What was the first book to make Amber Rudd cry?

Written by Amber Rudd MP on 28 November 2012 in Culture
Amber Rudd on her favourite books and the formidable Mary Poppins

This article is from the December 2012 issue of Total Politics

What’s your favourite book?

I would love to say War and Peace, but my mind keeps on going back to Martina Cole.  Anything by her is a fantastic read. They are always from the point of view of a woman and just good, frightening thrillers. One of her favourite phrases always makes me laugh: “He was as useless as a chocolate tea pot.”

Any of those self-help books, particularly the ones that advise on how to change your life... or, even worse, how to beat a serious illness by ‘positive thought’. 

What’s your favourite political biography?

I enjoyed Ion Trewin’s book on Alan Clark, primarily because my mother knew Alan at Oxford, and there is a beautiful picture in the book of her with Alan in their student days.

Whom would you like to write a political biography about?

Andrea Leadsom, MP for South Northamptonshire, in about 20 years’ time. 

What was your favourite children’s book?

Charlotte’s Web by EB White.  It was the first book that made me cry.

What is the most inspiring book you have ever read?

John Steinbeck’s gritty The Grapes of Wrath. It’s often the first adult book that young people read, and it really hits you between the eyes. 

What’s your favourite political novel? 

Primary Colors by Anonymous. American politics is fascinating, and this revealing story about Bill Clinton and his strengths and, erm, weaknesses is a riveting read. 

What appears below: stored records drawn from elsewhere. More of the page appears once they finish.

struct Pool {
  std::multimap<size_t, void*> free_blocks;
  size_t cached_bytes = 0;
  int device = 0;
// ... 1023 lines not shown
extern "C" int tpg_fbm_alloc_bed(tpg_ctx* ctx, int64_t n, int64_t m, tpg_fbm** out) {
  TpgEnter _enter(ctx);
  TPG_REQUIRE(ctx && out, TPG_EINVAL, "null argument");
  TPG_REQUIRE(n > 0 && m > 0, TPG_EINVAL, "empty .bed (%lld x %lld)", (long long)n, (long long)m);
  tpg_fbm* f = new tpg_fbm{ctx, nullptr, n, m};
  f->bed_bpl = (n + 3) / 4;
  hipError_t e = hipMalloc((void**)&f->d_bytes, (size_t)f->bed_bpl * (size_t)m);
  if (e != hipSuccess) { delete f; tpg_set_error("hipMalloc failed: %s", hipGetErrorString(e)); return TPG_EHIP; }
  *out = f;
  return TPG_OK;
}

extern "C" int tpg_fbm_upload_bed_snps(tpg_ctx* ctx, tpg_fbm* fbm, const uint8_t* host_snps, int64_t snp0, int64_t nsnps) {
  TpgEnter _enter(ctx);
  TPG_REQUIRE(ctx && fbm && host_snps, TPG_EINVAL, "null argument");
  TPG_REQUIRE(fbm->bed_bpl > 0, TPG_EUNSUPPORTED, "not a .bed store (tpg_fbm_upload_cols fills a byte FBM)");
  TPG_REQUIRE(snp0 >= 0 && nsnps >= 0 && snp0 + nsnps <= fbm->ncol, TPG_EINVAL, "SNPs [%lld, %lld) outside the store",
              (long long)snp0, (long long)(snp0 + nsnps));
  const size_t sz = (size_t)nsnps * (size_t)fbm->bed_bpl;
  uint8_t* dst = fbm->d_bytes + (size_t)snp0 * (size_t)fbm->bed_bpl;
  TPG_HIP(sz >= XFER_BIG ? tpg_upload_pinned(ctx, dst, host_snps, sz) : tpg_upload(ctx, dst, host_snps, sz));
  return TPG_OK;
}

extern "C" int tpg_fbm_open_bed(tpg_ctx* ctx, const char* path, int64_t n, int64_t m, tpg_fbm** out) {
  TpgEnter _enter(ctx);
  TPG_REQUIRE(ctx && path && out, TPG_EINVAL, "null argument");
  TPG_REQUIRE(n > 0 && m > 0, TPG_EINVAL, "empty .bed (%lld x %lld)", (long long)n, (long long)m);
  int fd = open(path, O_RDONLY);
  TPG_REQUIRE(fd >= 0, TPG_EINVAL, "cannot open %s", path);
  const size_t sz = 3 + (size_t)((n + 3) / 4) * (size_t)m;
  struct stat st;
  if (fstat(fd, &st) != 0 || (size_t)st.st_size < sz) {
    close(fd);
    tpg_set_error("%s is smaller than a %lld x %lld .bed", path, (long long)n, (long long)m);
    return TPG_EINVAL;
  }
  void* p = mmap(nullptr, sz, PROT_READ, MAP_PRIVATE, fd, 0);
  close(fd);
  TPG_REQUIRE(p != MAP_FAILED, TPG_EINVAL, "mmap of %s failed", path);
  const uint8_t* b = (const uint8_t*)p;
  int rc;
  if (b[0] != 0x6C || b[1] != 0x1B || b[2] != 0x01) {
    tpg_set_error("%s is not a SNP-major PLINK .bed (magic %02x %02x %02x)", path, b[0], b[1], b[2]);
    rc = TPG_EINVAL;
  } else {
    rc = tpg_fbm_from_bed_host(ctx, b + 3, n, m, out);
  }
  munmap(p, sz);
  return rc;
}

extern "C" int tpg_fbm_to_host(tpg_ctx* ctx, const tpg_fbm* fbm, uint8_t* bytes) {
  TpgEnter _enter(ctx);
  TPG_REQUIRE(ctx && fbm && bytes, TPG_EINVAL, "null argument");
  TPG_REQUIRE(fbm->bed_bpl == 0, TPG_EUNSUPPORTED, "a .bed store has no FBM bytes; unpack a view instead");
  TPG_HIP(hipMemcpyAsync(bytes, fbm->d_bytes, (size_t)fbm->nrow * (size_t)fbm->ncol, hipMemcpyDeviceToHost, ctx->stream));
  TPG_HIP(hipStreamSynchronize(ctx->stream));
  return TPG_OK;
}

extern "C" void tpg_fbm_free(tpg_fbm* fbm) {
  if (!fbm) return;
  if (fbm->d_bytes) {
    if (fbm->pooled) tpg_pfree(fbm->d_bytes);
    else (void)hipFree(fbm->d_bytes);
  }
  delete fbm;
}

Name the most significant book of the last 10 years.

Freakonomics: the first book to look at the combination of markets, economics and human behaviour in particular activities, from drug dealing, to the flaws of rewarding teachers on pupils’ performance. 

What would you like to write a book about?  

There are many new groups of women working together to help break the inequalities in most aspects of professional life, and this type of collaboration is unusual in areas of fierce competition and ambition. I think it would be interesting to look at the ‘sisterhood’ successes, at how women have achieved more by supporting each other.

Which fictional character would you be?  

Perhaps a cross between Mary Poppins and Katniss Everdeen?  Both are formidable women who get things done, one with a little bit of magic and the other through courage and force.